### Your task
From the data below, return each line in which the string "pieces" is found.

### Provided records
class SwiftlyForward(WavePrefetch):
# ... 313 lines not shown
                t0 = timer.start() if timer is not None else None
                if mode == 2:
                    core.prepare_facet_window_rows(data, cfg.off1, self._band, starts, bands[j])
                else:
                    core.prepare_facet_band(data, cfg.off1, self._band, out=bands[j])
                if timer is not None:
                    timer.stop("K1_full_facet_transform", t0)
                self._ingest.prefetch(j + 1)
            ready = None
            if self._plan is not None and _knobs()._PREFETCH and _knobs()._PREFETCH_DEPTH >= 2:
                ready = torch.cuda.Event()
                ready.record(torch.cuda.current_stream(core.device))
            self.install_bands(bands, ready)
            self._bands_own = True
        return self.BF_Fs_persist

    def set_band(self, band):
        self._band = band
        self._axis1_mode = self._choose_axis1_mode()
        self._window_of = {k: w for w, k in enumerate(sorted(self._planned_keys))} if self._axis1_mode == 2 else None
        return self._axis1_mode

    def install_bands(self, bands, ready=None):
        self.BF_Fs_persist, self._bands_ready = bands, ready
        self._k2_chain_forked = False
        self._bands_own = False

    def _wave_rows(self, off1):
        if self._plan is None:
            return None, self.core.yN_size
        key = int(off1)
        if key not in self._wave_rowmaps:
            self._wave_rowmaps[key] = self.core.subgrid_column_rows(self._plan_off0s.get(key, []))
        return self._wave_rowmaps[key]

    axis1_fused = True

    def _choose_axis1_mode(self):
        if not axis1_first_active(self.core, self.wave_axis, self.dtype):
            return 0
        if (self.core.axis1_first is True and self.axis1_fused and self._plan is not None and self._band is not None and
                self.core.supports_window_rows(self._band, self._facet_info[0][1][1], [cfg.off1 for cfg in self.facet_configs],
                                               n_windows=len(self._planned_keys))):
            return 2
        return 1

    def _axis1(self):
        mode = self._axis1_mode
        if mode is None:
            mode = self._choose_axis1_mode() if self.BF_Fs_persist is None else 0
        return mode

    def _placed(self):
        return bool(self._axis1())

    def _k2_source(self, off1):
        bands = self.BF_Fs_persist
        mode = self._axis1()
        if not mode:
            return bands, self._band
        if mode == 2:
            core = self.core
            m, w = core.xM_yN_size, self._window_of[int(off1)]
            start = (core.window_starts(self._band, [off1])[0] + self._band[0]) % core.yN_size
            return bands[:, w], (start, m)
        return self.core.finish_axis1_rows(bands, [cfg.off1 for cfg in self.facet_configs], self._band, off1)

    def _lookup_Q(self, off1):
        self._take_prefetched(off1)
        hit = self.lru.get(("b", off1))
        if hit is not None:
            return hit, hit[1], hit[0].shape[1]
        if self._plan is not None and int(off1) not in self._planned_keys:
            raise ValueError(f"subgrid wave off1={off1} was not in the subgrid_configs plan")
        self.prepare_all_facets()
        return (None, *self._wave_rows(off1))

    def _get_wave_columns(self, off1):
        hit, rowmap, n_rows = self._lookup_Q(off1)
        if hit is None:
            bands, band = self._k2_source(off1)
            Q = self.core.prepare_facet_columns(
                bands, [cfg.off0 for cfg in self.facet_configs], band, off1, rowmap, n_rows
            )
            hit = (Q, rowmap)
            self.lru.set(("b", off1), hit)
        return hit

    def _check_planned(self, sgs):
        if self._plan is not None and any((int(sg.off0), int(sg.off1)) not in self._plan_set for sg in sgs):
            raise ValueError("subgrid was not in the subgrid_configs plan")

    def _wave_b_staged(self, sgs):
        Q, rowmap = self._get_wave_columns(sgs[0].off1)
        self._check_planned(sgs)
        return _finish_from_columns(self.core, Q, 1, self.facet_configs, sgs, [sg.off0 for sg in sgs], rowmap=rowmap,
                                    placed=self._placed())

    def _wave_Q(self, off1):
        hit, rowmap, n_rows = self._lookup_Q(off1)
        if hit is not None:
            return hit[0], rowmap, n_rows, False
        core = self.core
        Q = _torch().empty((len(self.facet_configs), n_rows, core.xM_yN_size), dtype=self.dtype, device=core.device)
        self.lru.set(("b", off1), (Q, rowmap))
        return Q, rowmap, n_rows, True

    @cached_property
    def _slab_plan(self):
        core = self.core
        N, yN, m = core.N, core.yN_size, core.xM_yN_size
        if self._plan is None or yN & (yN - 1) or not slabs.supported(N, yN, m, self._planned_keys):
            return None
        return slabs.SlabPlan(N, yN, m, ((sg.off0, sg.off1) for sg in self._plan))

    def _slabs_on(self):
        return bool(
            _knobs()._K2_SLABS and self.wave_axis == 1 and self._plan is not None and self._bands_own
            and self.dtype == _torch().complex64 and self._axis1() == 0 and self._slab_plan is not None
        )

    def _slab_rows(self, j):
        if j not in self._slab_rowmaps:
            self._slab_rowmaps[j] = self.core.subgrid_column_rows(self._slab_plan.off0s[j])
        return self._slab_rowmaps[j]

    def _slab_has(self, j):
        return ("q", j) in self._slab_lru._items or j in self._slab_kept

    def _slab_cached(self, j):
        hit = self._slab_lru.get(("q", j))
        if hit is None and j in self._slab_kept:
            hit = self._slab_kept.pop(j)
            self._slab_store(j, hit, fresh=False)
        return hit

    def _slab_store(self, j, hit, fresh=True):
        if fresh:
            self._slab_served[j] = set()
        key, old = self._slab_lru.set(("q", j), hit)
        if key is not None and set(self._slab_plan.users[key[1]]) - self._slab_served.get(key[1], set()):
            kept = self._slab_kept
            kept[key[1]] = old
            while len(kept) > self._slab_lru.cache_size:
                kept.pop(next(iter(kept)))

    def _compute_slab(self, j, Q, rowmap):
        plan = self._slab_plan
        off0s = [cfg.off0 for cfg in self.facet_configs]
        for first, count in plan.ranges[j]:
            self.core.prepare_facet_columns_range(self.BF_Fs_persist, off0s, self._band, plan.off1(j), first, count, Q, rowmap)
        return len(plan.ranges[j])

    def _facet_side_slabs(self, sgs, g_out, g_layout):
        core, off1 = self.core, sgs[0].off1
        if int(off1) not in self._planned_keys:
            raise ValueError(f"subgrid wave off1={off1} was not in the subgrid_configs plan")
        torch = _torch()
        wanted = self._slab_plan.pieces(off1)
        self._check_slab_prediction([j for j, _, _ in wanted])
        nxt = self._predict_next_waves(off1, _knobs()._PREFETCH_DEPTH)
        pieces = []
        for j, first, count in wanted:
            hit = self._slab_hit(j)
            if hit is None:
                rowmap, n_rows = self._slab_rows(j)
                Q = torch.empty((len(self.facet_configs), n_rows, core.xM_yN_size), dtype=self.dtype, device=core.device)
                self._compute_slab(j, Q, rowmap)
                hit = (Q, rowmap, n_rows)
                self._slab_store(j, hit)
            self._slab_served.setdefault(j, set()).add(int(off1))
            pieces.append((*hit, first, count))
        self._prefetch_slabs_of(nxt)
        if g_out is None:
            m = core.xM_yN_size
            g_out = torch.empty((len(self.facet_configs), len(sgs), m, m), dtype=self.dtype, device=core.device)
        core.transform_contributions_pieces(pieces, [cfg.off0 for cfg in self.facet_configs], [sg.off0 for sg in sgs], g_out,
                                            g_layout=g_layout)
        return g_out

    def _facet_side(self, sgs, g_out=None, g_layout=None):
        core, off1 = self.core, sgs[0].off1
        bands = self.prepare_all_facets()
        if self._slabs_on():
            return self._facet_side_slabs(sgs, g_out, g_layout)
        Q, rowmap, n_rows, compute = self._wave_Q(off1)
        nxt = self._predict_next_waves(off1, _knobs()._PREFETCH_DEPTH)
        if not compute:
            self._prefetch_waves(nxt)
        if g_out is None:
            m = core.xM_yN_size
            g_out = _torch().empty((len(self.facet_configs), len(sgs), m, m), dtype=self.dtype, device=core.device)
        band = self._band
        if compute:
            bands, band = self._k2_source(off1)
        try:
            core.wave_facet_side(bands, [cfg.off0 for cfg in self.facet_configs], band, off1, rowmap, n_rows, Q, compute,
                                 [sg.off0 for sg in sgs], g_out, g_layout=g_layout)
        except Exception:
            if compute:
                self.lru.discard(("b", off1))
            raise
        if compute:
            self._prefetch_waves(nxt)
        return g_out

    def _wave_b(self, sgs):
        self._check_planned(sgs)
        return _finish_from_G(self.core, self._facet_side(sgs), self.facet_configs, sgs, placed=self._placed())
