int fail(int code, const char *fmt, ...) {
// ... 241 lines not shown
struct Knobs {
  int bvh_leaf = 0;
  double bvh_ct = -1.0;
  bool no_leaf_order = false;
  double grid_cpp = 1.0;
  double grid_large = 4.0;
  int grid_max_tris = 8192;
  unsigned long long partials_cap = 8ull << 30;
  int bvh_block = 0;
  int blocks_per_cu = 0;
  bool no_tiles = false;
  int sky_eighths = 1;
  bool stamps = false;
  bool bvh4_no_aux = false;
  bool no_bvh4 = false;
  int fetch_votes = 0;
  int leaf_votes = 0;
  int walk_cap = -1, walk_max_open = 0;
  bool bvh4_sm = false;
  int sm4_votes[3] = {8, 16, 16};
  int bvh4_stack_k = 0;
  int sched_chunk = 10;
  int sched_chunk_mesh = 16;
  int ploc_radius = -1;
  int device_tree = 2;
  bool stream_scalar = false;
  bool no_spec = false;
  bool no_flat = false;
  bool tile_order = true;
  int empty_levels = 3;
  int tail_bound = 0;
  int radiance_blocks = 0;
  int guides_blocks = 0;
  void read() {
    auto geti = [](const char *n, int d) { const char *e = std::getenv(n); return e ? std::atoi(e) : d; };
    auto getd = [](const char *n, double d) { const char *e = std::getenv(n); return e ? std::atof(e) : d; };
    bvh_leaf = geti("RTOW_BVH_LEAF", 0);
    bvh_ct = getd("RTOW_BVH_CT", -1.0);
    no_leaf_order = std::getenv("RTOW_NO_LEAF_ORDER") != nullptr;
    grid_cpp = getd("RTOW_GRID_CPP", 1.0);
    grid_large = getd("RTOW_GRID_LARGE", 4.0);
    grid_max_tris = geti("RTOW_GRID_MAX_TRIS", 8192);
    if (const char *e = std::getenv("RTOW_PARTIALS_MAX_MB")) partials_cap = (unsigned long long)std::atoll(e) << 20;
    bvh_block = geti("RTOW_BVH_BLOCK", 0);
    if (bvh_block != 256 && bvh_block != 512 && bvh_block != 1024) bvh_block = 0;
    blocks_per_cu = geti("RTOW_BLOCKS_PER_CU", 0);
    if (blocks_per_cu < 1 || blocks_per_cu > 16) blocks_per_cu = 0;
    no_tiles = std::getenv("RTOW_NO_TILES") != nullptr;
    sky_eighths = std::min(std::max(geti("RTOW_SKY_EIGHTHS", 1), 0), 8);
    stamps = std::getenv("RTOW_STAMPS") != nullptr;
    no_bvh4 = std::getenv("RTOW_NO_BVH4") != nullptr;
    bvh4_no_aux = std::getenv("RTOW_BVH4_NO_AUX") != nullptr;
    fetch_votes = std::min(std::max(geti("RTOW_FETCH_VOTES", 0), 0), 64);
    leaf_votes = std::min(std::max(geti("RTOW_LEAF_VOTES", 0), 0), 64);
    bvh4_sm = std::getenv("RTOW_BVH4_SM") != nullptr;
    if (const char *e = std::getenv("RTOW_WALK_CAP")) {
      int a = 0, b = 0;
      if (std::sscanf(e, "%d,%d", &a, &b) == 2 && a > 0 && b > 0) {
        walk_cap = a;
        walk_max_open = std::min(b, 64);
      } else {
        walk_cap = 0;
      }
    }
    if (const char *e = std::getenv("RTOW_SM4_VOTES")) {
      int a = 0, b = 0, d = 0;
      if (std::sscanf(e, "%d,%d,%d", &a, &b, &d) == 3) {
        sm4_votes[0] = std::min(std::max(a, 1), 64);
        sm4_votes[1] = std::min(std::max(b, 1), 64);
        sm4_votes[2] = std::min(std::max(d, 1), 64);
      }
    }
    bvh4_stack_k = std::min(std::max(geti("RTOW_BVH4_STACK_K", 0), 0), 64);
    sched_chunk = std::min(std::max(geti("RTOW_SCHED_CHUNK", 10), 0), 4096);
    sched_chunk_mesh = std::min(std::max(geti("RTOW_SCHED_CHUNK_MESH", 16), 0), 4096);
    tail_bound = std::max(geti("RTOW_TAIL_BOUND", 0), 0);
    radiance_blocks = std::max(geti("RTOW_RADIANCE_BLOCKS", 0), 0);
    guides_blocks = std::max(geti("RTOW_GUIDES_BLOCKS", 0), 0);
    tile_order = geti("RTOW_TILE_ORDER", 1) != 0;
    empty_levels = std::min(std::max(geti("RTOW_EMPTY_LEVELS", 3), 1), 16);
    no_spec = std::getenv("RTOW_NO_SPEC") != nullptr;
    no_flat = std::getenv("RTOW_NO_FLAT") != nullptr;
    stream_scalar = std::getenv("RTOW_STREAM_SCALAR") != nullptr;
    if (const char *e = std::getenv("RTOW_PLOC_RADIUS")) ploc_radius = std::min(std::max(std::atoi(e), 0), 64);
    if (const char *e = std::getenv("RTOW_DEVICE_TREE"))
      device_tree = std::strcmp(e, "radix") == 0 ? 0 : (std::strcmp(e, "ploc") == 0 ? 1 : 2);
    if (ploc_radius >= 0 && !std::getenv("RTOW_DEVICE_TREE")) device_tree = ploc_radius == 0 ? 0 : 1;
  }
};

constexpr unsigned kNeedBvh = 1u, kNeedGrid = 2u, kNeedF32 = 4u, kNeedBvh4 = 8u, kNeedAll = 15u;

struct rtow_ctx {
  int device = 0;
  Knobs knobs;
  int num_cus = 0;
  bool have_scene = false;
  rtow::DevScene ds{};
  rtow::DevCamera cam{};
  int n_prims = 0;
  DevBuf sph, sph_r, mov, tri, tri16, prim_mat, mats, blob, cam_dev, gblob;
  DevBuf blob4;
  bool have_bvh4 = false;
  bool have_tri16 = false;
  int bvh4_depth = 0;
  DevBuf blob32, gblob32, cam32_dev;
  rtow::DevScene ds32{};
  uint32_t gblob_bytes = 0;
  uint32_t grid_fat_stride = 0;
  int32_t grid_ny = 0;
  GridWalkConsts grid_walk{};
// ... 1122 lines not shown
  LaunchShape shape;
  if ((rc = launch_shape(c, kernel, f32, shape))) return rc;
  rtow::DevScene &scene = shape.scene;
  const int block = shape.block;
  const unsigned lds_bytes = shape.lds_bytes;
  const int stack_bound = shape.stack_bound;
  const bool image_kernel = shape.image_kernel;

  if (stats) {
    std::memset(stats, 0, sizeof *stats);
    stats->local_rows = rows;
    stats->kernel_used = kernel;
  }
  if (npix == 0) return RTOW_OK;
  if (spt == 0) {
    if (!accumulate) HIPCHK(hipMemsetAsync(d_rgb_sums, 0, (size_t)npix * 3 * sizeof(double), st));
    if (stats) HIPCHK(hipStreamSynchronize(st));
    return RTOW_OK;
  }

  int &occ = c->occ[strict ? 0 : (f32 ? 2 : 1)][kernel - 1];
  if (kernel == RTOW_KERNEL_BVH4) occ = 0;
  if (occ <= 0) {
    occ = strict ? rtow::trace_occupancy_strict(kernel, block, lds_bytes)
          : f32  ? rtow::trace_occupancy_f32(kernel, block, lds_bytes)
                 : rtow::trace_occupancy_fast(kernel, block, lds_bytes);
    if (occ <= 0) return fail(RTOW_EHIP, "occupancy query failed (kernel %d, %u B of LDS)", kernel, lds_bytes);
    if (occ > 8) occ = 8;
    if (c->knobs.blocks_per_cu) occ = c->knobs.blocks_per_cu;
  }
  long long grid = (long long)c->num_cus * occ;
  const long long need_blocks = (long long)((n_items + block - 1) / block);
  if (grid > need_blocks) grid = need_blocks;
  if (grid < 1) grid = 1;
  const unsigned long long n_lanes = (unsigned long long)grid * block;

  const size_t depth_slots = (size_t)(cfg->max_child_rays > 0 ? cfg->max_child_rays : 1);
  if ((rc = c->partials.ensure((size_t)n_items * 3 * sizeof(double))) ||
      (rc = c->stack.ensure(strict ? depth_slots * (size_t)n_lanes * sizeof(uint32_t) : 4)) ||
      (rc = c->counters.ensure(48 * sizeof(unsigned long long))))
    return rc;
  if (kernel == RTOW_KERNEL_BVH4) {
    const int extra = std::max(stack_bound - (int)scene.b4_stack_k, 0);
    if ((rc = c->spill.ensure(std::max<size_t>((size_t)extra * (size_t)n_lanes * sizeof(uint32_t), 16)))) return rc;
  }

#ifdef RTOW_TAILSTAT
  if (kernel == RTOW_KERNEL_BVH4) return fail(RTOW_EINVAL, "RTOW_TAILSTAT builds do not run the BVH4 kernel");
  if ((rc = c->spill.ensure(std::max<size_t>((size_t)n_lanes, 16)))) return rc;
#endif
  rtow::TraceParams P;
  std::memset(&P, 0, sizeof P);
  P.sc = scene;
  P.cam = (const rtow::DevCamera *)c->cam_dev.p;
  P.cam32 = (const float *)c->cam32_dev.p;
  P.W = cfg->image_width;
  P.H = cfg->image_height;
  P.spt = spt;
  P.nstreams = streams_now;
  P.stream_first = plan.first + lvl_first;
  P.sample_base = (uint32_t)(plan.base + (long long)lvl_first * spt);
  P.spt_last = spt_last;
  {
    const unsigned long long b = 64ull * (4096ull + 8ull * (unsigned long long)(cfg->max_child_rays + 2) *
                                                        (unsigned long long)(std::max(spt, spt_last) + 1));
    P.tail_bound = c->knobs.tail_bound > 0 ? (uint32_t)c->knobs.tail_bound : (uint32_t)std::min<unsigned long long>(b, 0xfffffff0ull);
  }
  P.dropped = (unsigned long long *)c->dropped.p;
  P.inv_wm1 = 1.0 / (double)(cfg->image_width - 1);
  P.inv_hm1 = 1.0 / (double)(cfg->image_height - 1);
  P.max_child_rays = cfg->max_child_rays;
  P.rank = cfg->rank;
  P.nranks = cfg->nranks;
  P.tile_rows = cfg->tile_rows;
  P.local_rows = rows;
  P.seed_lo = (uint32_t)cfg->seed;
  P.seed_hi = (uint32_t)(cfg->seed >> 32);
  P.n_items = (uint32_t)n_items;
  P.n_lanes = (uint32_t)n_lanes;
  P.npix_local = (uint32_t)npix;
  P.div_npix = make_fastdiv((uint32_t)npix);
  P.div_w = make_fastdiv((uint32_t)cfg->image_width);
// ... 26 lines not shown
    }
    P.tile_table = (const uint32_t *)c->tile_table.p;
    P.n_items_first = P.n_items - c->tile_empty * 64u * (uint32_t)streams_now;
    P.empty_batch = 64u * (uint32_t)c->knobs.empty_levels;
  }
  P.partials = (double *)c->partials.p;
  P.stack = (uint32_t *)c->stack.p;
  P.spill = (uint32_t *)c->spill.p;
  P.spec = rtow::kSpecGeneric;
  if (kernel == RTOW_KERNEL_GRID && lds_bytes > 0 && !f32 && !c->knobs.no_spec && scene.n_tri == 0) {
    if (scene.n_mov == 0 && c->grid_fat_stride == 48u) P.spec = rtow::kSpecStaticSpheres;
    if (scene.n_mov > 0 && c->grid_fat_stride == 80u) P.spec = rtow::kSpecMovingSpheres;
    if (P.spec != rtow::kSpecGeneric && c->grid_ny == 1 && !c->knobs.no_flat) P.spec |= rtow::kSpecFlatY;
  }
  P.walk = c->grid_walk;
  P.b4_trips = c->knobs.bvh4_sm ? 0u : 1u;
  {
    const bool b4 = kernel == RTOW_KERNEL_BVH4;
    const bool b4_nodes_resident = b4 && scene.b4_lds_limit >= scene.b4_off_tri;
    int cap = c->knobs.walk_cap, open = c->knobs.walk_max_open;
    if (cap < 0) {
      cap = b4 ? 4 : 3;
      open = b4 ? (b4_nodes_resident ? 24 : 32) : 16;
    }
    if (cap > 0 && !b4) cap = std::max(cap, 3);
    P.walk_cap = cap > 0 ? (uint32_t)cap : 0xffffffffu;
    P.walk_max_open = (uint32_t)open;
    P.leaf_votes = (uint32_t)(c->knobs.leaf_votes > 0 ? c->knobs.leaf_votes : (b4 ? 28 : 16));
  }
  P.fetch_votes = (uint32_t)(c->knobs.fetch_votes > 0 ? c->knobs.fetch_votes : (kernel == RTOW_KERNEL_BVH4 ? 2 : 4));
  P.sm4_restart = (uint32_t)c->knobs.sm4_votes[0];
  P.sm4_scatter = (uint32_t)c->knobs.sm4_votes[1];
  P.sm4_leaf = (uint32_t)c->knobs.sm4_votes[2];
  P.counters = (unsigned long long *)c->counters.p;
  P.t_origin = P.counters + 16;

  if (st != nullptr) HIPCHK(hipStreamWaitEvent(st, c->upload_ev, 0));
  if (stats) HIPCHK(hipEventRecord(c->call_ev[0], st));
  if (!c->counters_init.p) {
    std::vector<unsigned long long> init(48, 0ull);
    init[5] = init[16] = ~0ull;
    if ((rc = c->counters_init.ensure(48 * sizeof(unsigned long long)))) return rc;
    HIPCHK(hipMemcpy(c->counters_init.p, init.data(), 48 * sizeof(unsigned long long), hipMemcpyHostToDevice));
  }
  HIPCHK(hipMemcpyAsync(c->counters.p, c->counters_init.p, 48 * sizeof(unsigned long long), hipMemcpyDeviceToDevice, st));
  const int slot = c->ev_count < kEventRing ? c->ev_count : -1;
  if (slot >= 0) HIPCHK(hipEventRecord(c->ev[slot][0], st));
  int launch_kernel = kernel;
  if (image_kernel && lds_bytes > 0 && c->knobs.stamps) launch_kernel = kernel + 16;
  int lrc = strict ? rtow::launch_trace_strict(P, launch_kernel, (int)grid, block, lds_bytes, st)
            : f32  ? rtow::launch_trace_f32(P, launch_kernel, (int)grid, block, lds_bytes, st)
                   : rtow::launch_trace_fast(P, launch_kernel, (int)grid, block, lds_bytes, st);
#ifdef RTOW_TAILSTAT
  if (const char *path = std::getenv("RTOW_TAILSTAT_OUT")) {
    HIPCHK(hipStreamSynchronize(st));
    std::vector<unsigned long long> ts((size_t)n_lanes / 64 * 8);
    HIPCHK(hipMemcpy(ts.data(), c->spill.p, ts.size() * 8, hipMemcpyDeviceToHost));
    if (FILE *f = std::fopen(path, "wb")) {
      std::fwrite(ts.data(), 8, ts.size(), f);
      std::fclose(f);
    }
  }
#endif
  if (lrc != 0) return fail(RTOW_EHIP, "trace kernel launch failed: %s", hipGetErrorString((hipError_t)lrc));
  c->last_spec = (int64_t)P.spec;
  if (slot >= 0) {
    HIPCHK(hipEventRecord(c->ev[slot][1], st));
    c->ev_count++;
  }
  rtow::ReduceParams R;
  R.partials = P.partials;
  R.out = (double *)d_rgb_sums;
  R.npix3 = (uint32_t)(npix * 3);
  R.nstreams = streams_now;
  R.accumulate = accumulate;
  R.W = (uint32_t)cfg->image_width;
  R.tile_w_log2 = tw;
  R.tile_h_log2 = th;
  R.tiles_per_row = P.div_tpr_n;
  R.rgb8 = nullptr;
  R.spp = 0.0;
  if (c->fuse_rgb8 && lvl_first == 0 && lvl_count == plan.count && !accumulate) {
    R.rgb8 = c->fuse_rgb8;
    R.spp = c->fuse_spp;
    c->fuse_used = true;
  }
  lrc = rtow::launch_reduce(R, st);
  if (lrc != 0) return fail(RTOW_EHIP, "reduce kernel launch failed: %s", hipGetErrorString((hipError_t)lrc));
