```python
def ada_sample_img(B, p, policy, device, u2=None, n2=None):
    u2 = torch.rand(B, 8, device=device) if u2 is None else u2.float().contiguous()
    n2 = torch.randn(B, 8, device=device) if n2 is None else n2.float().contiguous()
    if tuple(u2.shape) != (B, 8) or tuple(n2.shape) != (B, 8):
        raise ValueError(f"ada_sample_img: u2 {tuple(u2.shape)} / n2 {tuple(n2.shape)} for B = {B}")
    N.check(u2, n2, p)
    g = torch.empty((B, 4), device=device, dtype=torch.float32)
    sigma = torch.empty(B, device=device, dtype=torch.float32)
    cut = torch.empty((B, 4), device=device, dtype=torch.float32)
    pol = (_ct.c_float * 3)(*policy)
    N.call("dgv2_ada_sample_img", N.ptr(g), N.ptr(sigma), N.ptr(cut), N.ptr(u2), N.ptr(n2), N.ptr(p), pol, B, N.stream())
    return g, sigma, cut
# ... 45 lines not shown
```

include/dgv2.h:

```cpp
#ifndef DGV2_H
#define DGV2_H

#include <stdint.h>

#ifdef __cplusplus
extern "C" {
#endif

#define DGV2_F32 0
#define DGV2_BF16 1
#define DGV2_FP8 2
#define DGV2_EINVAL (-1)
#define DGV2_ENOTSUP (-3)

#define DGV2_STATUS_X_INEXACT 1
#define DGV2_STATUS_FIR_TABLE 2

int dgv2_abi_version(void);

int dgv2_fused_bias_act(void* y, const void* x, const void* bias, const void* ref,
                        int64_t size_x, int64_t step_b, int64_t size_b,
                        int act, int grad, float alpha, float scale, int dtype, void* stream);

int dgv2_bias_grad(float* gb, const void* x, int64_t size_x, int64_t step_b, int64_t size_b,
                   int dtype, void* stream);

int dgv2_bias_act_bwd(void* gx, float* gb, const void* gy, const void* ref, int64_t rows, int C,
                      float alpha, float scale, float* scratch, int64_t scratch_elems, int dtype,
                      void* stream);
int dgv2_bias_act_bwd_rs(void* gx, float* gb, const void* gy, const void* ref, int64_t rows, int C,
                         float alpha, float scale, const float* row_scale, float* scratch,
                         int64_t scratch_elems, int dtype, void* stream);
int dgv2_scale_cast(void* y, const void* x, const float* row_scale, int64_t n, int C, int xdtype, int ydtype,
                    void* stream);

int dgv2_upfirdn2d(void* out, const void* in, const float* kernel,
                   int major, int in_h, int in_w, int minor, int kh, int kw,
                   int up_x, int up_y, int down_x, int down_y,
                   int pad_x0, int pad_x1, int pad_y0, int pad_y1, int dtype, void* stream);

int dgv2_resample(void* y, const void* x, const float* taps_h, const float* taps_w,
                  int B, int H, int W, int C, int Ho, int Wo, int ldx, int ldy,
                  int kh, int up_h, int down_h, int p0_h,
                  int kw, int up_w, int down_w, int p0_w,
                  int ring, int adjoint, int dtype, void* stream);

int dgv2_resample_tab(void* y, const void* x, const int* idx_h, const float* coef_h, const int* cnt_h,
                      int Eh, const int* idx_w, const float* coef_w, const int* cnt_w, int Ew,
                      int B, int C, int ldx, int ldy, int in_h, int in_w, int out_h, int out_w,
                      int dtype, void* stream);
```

### Response area
        wanted = self._slab_plan.pieces(off1)
        pieces = []
            pieces.append((*hit, first, count))
        core.transform_contributions_pieces(pieces, [cfg.off0 for cfg in self.facet_configs], [sg.off0 for sg in sgs], g_out,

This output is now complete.